Il catalogo SNAI è centrato sulle slot Playtech, con una quota del bonus fino a 500 € aggiuntivi su titoli specifici. La ruota «Primo Giro» regala 9 giri come componente di benvenuto aggiuntiva. SNAI è dunque la scelta per chi cerca il bonus senza deposito più alto del mercato ADM e ha il bankroll per gestire un wagering 40x in 10 giorni.

Planetwin365

Planetwin365 (concessione 16007, ragione sociale Pwo S.p.a.) offre il bonus più diretto del confronto: 5.000 € sul primo deposito, senza distinzione tra componente Real e Fun, con wagering 30x e validità di 3 giorni. Il deposito minimo è 20 €.

Il 5.000 € di Planetwin365 è un Fun Bonus nella sostanza, perché il wagering si applica all’intero importo e la validità è 3 giorni. Su 5.000 € a 30x, il volume richiesto è 150.000 € in 72 ore, una soglia che resta proibitiva per la maggior parte dei giocatori. La differenza rispetto a Lottomatica e GoldBet è il wagering più basso (30x contro 40x) e la mancanza della distinzione Real/Fun, che rende la struttura più semplice ma non più accessibile.

Planetwin365 è un operatore di nicchia nel segmento ADM, con un catalogo ampio ma meno noto dei marchi principali. È la scelta per chi preferisce una struttura di bonus semplice, con un solo numero da leggere e senza distinzioni tra componenti.

StarCasinò

StarCasinò (concessione 16026, ragione sociale Azzurri Limited) è lo specialista del casinò puro nel confronto, con un catalogo centrato su slot e live game tra cui spicca Crazy Time di Evolution. Il bonus di benvenuto è un cashback fino a 2.050 € (2.000 € su giochi selezionati, 50 € su Crazy Time), con wagering 10x e 3 giorni di validità.

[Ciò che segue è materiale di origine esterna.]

struct fmmbem_plan {
  fmmbem_options opts;
  std::shared_ptr<PlanShared> shared;
  HostPlan& hp;
  DevicePlan d;
  bool on_device = false;
  bool has_bc[2] = {false, false};
  std::vector<void*> allocs;
  std::vector<void*>* alloc_list = nullptr;
  int64_t near_total_doubles = 0, sym_total_doubles = 0;
  fmmbem_plan() : shared(std::make_shared<PlanShared>()), hp(shared->hp) { alloc_list = &shared->allocs; }
  explicit fmmbem_plan(std::shared_ptr<PlanShared> sh) : shared(std::move(sh)), hp(shared->hp) { alloc_list = &allocs; }
  std::shared_ptr<struct MultiDevice> multi;
  fmmbem_plan(const fmmbem_plan&) = default;
  std::vector<std::pair<int, int>> m2m_launch, l2l_launch;
  std::vector<std::pair<int, int>> m2m_shared_launch;
  struct ShiftRot { int item_first = 0, n_items = 0, pairs = 0, level_boxes = 0, pair_first = 0, unit_first = 0, n_units = 0; };
  std::vector<ShiftRot> m2m_rot, m2m_shared_rot, l2l_rot;
  const int *up_rsrc = nullptr, *up_rcls = nullptr, *up_rtgt = nullptr, *up_ritem = nullptr;
  const int *dn_rsrc = nullptr, *dn_rcls = nullptr, *dn_rtgt = nullptr, *dn_ritem = nullptr;
  bool shift_lanes = true;
  int shift_lanes_max = -1;
  int lanes_max(int p, bool m2m) const { return shift_lanes_max >= 0 ? shift_lanes_max : !m2m ? 16384 : p == 10 ? 16384 : p == 9 ? 8192 : 2048; }
  const int* up_unit_ptr = nullptr;
  const double *sl_up_class = nullptr, *sl_dn_class = nullptr, *sl_up_rc = nullptr, *sl_up_xc = nullptr, *sl_dn_rc = nullptr, *sl_dn_xc = nullptr;
  const int32_t *sl_up_rs = nullptr, *sl_up_xs = nullptr, *sl_dn_rs = nullptr, *sl_dn_xs = nullptr;
  size_t sl_rot_off[kShiftLanesPmax + 1] = {}, sl_ax_off[kShiftLanesPmax + 1] = {};
  const double *up_rec = nullptr, *dn_rec = nullptr, *up_stream = nullptr, *dn_stream = nullptr;
  int shift_stream_off[12] = {};
  int shift_rot_min = 2048;
  bool shift_rot = true;
  struct GraphEntry { int region, p; const void* buf; int runs; hipGraphExec_t exec; };
  std::vector<GraphEntry> graphs;
  bool use_graphs = false;
  int m2m_pass(int p, bool shared, hipStream_t s);
  int l2l_pass(int p, hipStream_t s);
  const DevicePlan* d_dev = nullptr;
  bool split_upward = false;
  unsigned pending_mask = 0;
  bool pending_near = false;
  bool result_slices = false;
  int64_t* d_cut = nullptr;
  std::vector<ShiftOpDev> up_ops, down_ops;
  int64_t near_bytes = 0;
  int64_t near_side_entries = 0;
  bool hybrid = false;
  std::vector<uint8_t> near_rec_host;
  std::vector<int64_t> near_off_host, sym_off_host;
  int64_t near_recomputed_pairs = 0;
  int64_t near_f32_floats = 0;
  int last_near_f32 = 0;
  HybridStreams hyb;
  int build_side_lists();
  int64_t n_classes = 0;
  double build_host_ms = 0, build_assemble_ms = 0;
  int timing = 0;
  int last_p = 0;
  static constexpr int kStages = 9, kRing = 64;
  std::vector<hipEvent_t> ev;
  unsigned ev_mask[kRing] = {};
  int64_t ev_count = 0;
  double *stage_x = nullptr, *stage_y = nullptr;
  fmmbem::SolverWs* solver_ws = nullptr;
  hipStream_t own_stream = nullptr;
  struct BlockInverse {
    bool built = false;
    BlockInvDev dev;
    int max_m = 0;
    int64_t doubles = 0;
    double* stage = nullptr;
    size_t stage_doubles = 0;
  };
  BlockInverse binv;
  void block_inverse_free() {
    for (void* p : {(void*)binv.dev.val, (void*)binv.dev.off, (void*)binv.dev.bad, (void*)binv.stage}) if (p) (void)hipFree(p);
    binv = BlockInverse{};
  }
  bool targets = false;
  bool zero_target_rows = false;
  const uint8_t* bc_all[2] = {nullptr, nullptr};
  const double2* p2m_tab_slot[2] = {nullptr, nullptr};
  const uint32_t* d_target_point = nullptr;
  double* y_points = nullptr;
  double* stage_y_targets = nullptr;
  int p2m_targets(int p, hipStream_t s);

  template <class T, class A>
  int upload(const std::vector<T, A>& v, const T** out) {
    *out = nullptr;
    void* p = nullptr;
    const size_t bytes = std::max<size_t>(v.size(), 1) * sizeof(T);
    HIP_TRY(hipMalloc(&p, bytes));
    alloc_list->push_back(p);
    if (!v.empty()) HIP_TRY(hipMemcpy(p, v.data(), v.size() * sizeof(T), hipMemcpyHostToDevice));
// ... 371 lines not shown
    TRY(upload(rec, &d.near_rec));
    if (dof == 3) {
      double *rs = nullptr, *rn = nullptr;
      TRY(alloc((size_t)hp.n * 16, &rs, false)); TRY(alloc((size_t)hp.n * 4, &rn, false));
      HIP_TRY(launch_rc_pack(d, rs, rn, own_stream));
      HIP_TRY(hipStreamSynchronize(own_stream));
      d.rc_src = rs; d.rc_nrm = rn;
    }
  }
  near_rec_host = rec;
  near_off_host = near_off;

  mark("near lists + items");
  TRY(upload(hp.box_center, &d.box_center));
  TRY(upload(T.A, &d.tabA)); TRY(upload(T.invA, &d.tabInvA)); TRY(upload(T.pref, &d.tabPref));
  {
    const int smax = kPmax * (kPmax + 1) / 2;
    std::vector<double> st((size_t)kPmax * (smax + 1) * 4, 0.0);
    for (int p = 1; p <= kPmax; ++p) {
      double* o = st.data() + (size_t)(p - 1) * (smax + 1) * 4;
      for (int m = 0; m < p; ++m)
        for (int n = m; n < p; ++n, o += 4) {
          o[0] = T.pref[n * n + n + m];
          o[1] = n == m ? (double)(2 * m + 1) : (double)(2 * n + 1) * (1.0 / (n - m + 1));
          o[2] = n == m ? 0.0 : (double)(n + m) * (1.0 / (n - m + 1));
        }
    }
    TRY(upload(st, &d.tabStep));
  }

  mark("boxes + harmonic tables");
  TRY(to_device_bc_begin(hp.panels.bc.data()));
  }
  if (part == 1) return FMMBEM_OK;
  alloc_list = &shared->allocs;
  std::vector<int> p2m_leaf, l2p_leaf;
  for (int b : hp.p2m_leaves) p2m_leaf.push_back(hp.box_leaf_index[b]);
  for (int b : hp.l2p_leaves) l2p_leaf.push_back(hp.box_leaf_index[b]);
  d.n_p2m = (int)p2m_leaf.size(); d.n_l2p = (int)l2p_leaf.size();
  TRY(upload(p2m_leaf, &d.p2m_leaf)); TRY(upload(l2p_leaf, &d.l2p_leaf));
  {
    std::vector<int> grp(1, 0);
    int rows = 0;
    const int max_leaves = l2p_group_leaves(d.kernel);
    for (size_t i = 0; i < l2p_leaf.size(); ++i) {
      const int nr = hp.box_body_end[hp.leaf_box[l2p_leaf[i]]] - hp.box_body_begin[hp.leaf_box[l2p_leaf[i]]];
      const int in_group = (int)i - grp.back();
      if (in_group > 0 && (rows + nr > 64 || in_group == max_leaves)) { grp.push_back((int)i); rows = 0; }
      rows += nr;
    }
    grp.push_back((int)l2p_leaf.size());
    d.n_l2p_grp = l2p_leaf.empty() ? 0 : (int)grp.size() - 1;
    TRY(upload(grp, &d.l2p_grp));
  }
  TRY(upload(hp.m2m_parents, &d.m2m_parent)); TRY(upload(hp.l2l_children, &d.l2l_child));
  TRY(upload(hp.box_child_begin, &d.box_child_begin)); TRY(upload(hp.box_child_end, &d.box_child_end));
  TRY(upload(hp.box_parent, &d.box_parent));
  for (size_t l = 0; l + 1 < hp.m2m_level_ptr.size(); ++l)
    if (hp.m2m_level_ptr[l + 1] > hp.m2m_level_ptr[l])
      m2m_launch.emplace_back(hp.m2m_level_ptr[l], hp.m2m_level_ptr[l + 1] - hp.m2m_level_ptr[l]);
  for (size_t l = 0; l + 1 < hp.l2l_level_ptr.size(); ++l)
    if (hp.l2l_level_ptr[l + 1] > hp.l2l_level_ptr[l])
      l2l_launch.emplace_back(hp.l2l_level_ptr[l], hp.l2l_level_ptr[l + 1] - hp.l2l_level_ptr[l]);
  for (size_t l = 0; l + 1 < hp.m2m_shared_ptr.size(); ++l)
    if (hp.m2m_shared_ptr[l + 1] > hp.m2m_shared_ptr[l])
      m2m_shared_launch.emplace_back(hp.m2m_shared_ptr[l], hp.m2m_shared_ptr[l + 1] - hp.m2m_shared_ptr[l]);
  split_upward = hp.opt.shard_upward && hp.opt.shard_world > 1;
  d.xch_rank = hp.opt.shard_rank; d.xch_world = split_upward ? hp.opt.shard_world : 0; d.xch_max = 0;
  for (int r = 0; r < 9; ++r) d.xch_ptr[r] = 0;
  if (split_upward) {
    if (hp.opt.shard_world > 8) return fail(FMMBEM_ERR_UNSUPPORTED, "sharded upward pass: at most 8 shards");
    for (int r = 0; r <= hp.opt.shard_world; ++r) d.xch_ptr[r] = hp.xch_ptr[r];
    for (int r = 0; r < hp.opt.shard_world; ++r) d.xch_max = std::max(d.xch_max, hp.xch_ptr[r + 1] - hp.xch_ptr[r]);
  }
  TRY(upload(hp.xch_box, &d.xch_box));
  if (split_upward && hp.opt.shard_upward == 2) {
    TRY(upload(hp.xsel_send_box, &d.xsel_send_box)); TRY(upload(hp.xsel_recv_box, &d.xsel_recv_box));
    d.xsel_send_n = (int)hp.xsel_send_box.size(); d.xsel_recv_n = (int)hp.xsel_recv_box.size();
  }

  mark("far-field lists");
  {
    std::vector<int> up_cls(nb, 0), down_cls(nb, 0);
    std::unordered_map<IVec3, int, IVec3Hash> seen;
    std::vector<cplx> up_tab, down_tab, h;
    std::vector<double> up_rec_h, dn_rec_h;
    for (int b = 1; b < nb; ++b) {
      const int par = hp.box_parent[b];
      const int32_t v[3] = {hp.box_icoord[3 * par] - hp.box_icoord[3 * b], hp.box_icoord[3 * par + 1] - hp.box_icoord[3 * b + 1],
                            hp.box_icoord[3 * par + 2] - hp.box_icoord[3 * b + 2]};
      const IVec3 key = {v[0], v[1], v[2]};
      auto [it, fresh] = seen.try_emplace(key, (int)seen.size());
      if (fresh) {
        double up[3], down[3];
        for (int k = 0; k < 3; ++k) { up[k] = 0.5 * hp.cell[k] * double(v[k]); down[k] = -up[k]; }
        up_rec_h.resize(up_rec_h.size() + 8); dn_rec_h.resize(dn_rec_h.size() + 8);
        rot_record(up, up_rec_h.data() + up_rec_h.size() - 8); rot_record(down, dn_rec_h.data() + dn_rec_h.size() - 8);
        SphHost s = cart2sph_host(up);
        harmonics(T, true, s.rho, s.alpha, -s.beta, pm, h);
        for (int n = 0; n < pm; ++n)
          for (int m = -n; m <= n; ++m) {
            const cplx y = h[(size_t)n * (n + 1) / 2 + std::abs(m)];
            up_tab.push_back(m < 0 ? std::conj(y) : y);
          }
        s = cart2sph_host(down);
        harmonics(T, true, s.rho, s.alpha, s.beta, pm, h);
// ... 443 lines not shown
    if (!ge) { graphs.push_back(GraphEntry{region, p, buf, 0, nullptr}); ge = &graphs.back(); }
    if (++ge->runs == 1) return body(s);
    if (!ge->exec) {
      static std::mutex capture_mu;
      std::lock_guard<std::mutex> capture_lock(capture_mu);
      HIP_TRY(hipStreamBeginCapture(own_stream, hipStreamCaptureModeThreadLocal));
      const int rc = body(own_stream);
      hipGraph_t g = nullptr;
      const hipError_t e = hipStreamEndCapture(own_stream, &g);
      if (rc != FMMBEM_OK) { if (g) (void)hipGraphDestroy(g); return rc; }
      HIP_TRY(e);
      const hipError_t ei = hipGraphInstantiate(&ge->exec, g, nullptr, nullptr, 0);
      (void)hipGraphDestroy(g);
      HIP_TRY(ei);
    }
    HIP_TRY(hipGraphLaunch(ge->exec, s));
    return FMMBEM_OK;
  };
  if (phase < 2) {
    HIP_TRY(begin(0, s));
    if (targets) {
      DevicePlan dg = d;
      dg.n = hp.n_src;
      HIP_TRY(launch_gather_x(dg, d_x, s));
    } else HIP_TRY(launch_gather_x(d, d_x, s));
    HIP_TRY(end(0, s));
  }
  if (phase == 1) {
    TRY(graphed(1, xbuf, [&](hipStream_t s) -> int {
      HIP_TRY(begin(3, s));
      if (d.kernel == FMMBEM_KERNEL_STOKES_BEM) HIP_TRY(launch_p2m_stokes(d, p, s)); else HIP_TRY(launch_p2m(d, p, s));
      HIP_TRY(end(3, s));
      HIP_TRY(begin(4, s));
      TRY(m2m_pass(p, false, s));
      HIP_TRY(launch_xch_pack(d, p, reinterpret_cast<double2*>(xbuf), s));
      HIP_TRY(end(4, s));
      return FMMBEM_OK;
    }));
    pending_mask = mask;
    pending_near = false;
    return FMMBEM_OK;
  }
  const bool near_f32 = d.near_f32 && p <= opts.near_f32_max_p;
  auto near_field = [&](hipStream_t ns) -> int {
    HIP_TRY(begin(1, ns));
    if (targets && zero_target_rows)
      HIP_TRY(hipMemsetAsync(d.yt + hp.n_src, 0, sizeof(double) * (size_t)(hp.n - hp.n_src), ns));
    if (hybrid) HIP_TRY(launch_near_hybrid(d, ns, hyb));
    else if (near_f32) HIP_TRY(launch_near_spmv_f32(d, ns));
    else if (opts.sparse_local) HIP_TRY(launch_near_spmv(d, ns)); else HIP_TRY(launch_near_matfree(d, ns));
    HIP_TRY(end(1, ns));
    return FMMBEM_OK;
  };
  auto deliver = [&](hipStream_t ns) -> int {
    HIP_TRY(begin(2, ns));
    if (result_slices) {
      HIP_TRY(hipMemcpyAsync(d_y, d.yt + d.row_begin * d.dof, sizeof(double) * (size_t)(d.row_end - d.row_begin) * d.dof,
                             hipMemcpyDeviceToDevice, ns));
    } else if (targets) {
      HIP_TRY(launch_scatter_y(d, d_target_point ? y_points : d_y, ns));
      if (d_target_point) {
        const int64_t nt = hp.n_targets;
        hipLaunchKernelGGL(expand_targets_kernel, dim3((unsigned)((nt + 255) / 256)), dim3(256), 0, ns, d_target_point, y_points, d_y, nt);
        HIP_TRY(hipGetLastError());
      }
    } else {
      if (hp.opt.shard_world > 1) HIP_TRY(hipMemsetAsync(d_y, 0, sizeof(double) * (size_t)hp.n * d.dof, ns));
      HIP_TRY(launch_scatter_y(d, d_y, ns));
    }
    HIP_TRY(end(2, ns));
    return FMMBEM_OK;
  };
  if (phase == 3) {
    TRY(near_field(s));
    pending_mask = mask;
    pending_near = true;
    return FMMBEM_OK;
  }
  const bool near_here = !(phase == 2 && pending_near);
  pending_near = false;
  TRY(graphed((phase == 2 ? 2 : 0) + (near_here ? 0 : 4) + (near_only ? 8 : 0), xbuf, [&](hipStream_t s) -> int {
  if (near_here) TRY(near_field(s));
  if (!near_only) {
    if (phase == 0) {
      HIP_TRY(begin(3, s));
      if (targets) TRY(p2m_targets(p, s));
      else if (d.kernel == FMMBEM_KERNEL_STOKES_BEM) HIP_TRY(launch_p2m_stokes(d, p, s)); else HIP_TRY(launch_p2m(d, p, s));
      HIP_TRY(end(3, s));
      HIP_TRY(begin(4, s));
      TRY(m2m_pass(p, false, s));
      HIP_TRY(end(4, s));
    }
    HIP_TRY(begin(5, s));
    if (phase == 2) {
      HIP_TRY(launch_xch_unpack(d, p, reinterpret_cast<const double2*>(xbuf), s));
      TRY(m2m_pass(p, true, s));
    }
    const bool rot = use_rot(p);
    if (!rot) HIP_TRY(launch_mh_prep(d, p, s));
    HIP_TRY(end(5, s));
    HIP_TRY(begin(6, s));
    if (rot) HIP_TRY(launch_m2l_rot(d, d_dev, p, s));
    else HIP_TRY(launch_m2l(d, d_dev, p, s));
    HIP_TRY(end(6, s));
    HIP_TRY(begin(7, s));
    TRY(l2l_pass(p, s));
    HIP_TRY(end(7, s));
    HIP_TRY(begin(8, s));
    if (d.kernel == FMMBEM_KERNEL_STOKES_BEM) HIP_TRY(launch_l2p_stokes(d, p, d.yt, s));
    else HIP_TRY(launch_l2p(d, p, d.yt, s));
    HIP_TRY(end(8, s));
  }
  return FMMBEM_OK;
  }));
  TRY(deliver(s));
  last_p = p;
  last_near_f32 = near_f32 ? 1 : 0;
  if (tm) { ev_mask[ring] = mask; ++ev_count; }
  return FMMBEM_OK;
}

Il wagering 10x è il più basso della classifica, e su un cashback da 2.000 € significa 20.000 € di volume richiesto, una soglia molto più accessibile rispetto ai 200.000 € di Lottomatica. Il cashback inoltre ha una natura diversa dal bonus classico: rimborsa le perdite, non accredita credito da giocare. StarCasinò offre inoltre fino a 150 giri gratuiti con registrazione tramite SPID, una delle offerte di free spin più generose del perimetro ADM.

StarCasinò è la scelta per chi cerca un casinò specializzato, con wagering sostenibile e un programma di giri gratuiti legato all’identità digitale SPID. È l’operatore con il miglior rapporto tra importo del bonus e sforzo richiesto per convertirlo.

William Hill

William Hill (concessione 16044, casino.williamhill.it, ragione sociale William Hill Malta Plc) è il marchio storico britannico del gioco, presente in Italia con concessione ADM dal 2012. Il bonus di benvenuto per il mercato italiano non è specificato nei termini pubblici della piattaforma al momento della verifica, ed è un’area in cui la posizione di mercato parla più del bonus.

William Hill compete sulla solidità del marchio e sulla completezza del catalogo, con un’offerta che privilegia scommesse sportive e casinò in egual misura. Il giocatore che sceglie William Hill lo fa per la riconoscibilità del brand e per la copertura internazionale, non per il valore di un bonus puntuale. È un operatore presente nel registro ADM con una concessione piena, ma con un posizionamento meno aggressivo sul fronte delle promozioni rispetto ai concorrenti italiani.

In una guida ai casinò ADM che mette a confronto bonus e condizioni, William Hill è il caso in cui l’assenza di un dato specifico va letta come un posizionamento: l’operatore non compete sul bonus, compete sulla piattaforma.

Il perimetro legale del gioco online in Italia: regole, tutele e confini

Il mercato italiano del gioco a distanza è legale, regolato e chiuso. Può operare solo chi ha una concessione ADM, e la concessione non è una tantum ma un rapporto continuativo della durata di nove anni, durante i quali l’operatore è soggetto a obblighi patrimoniali, tecnici e di tutela che possono portare, in caso di violazione, alla sospensione o alla revoca.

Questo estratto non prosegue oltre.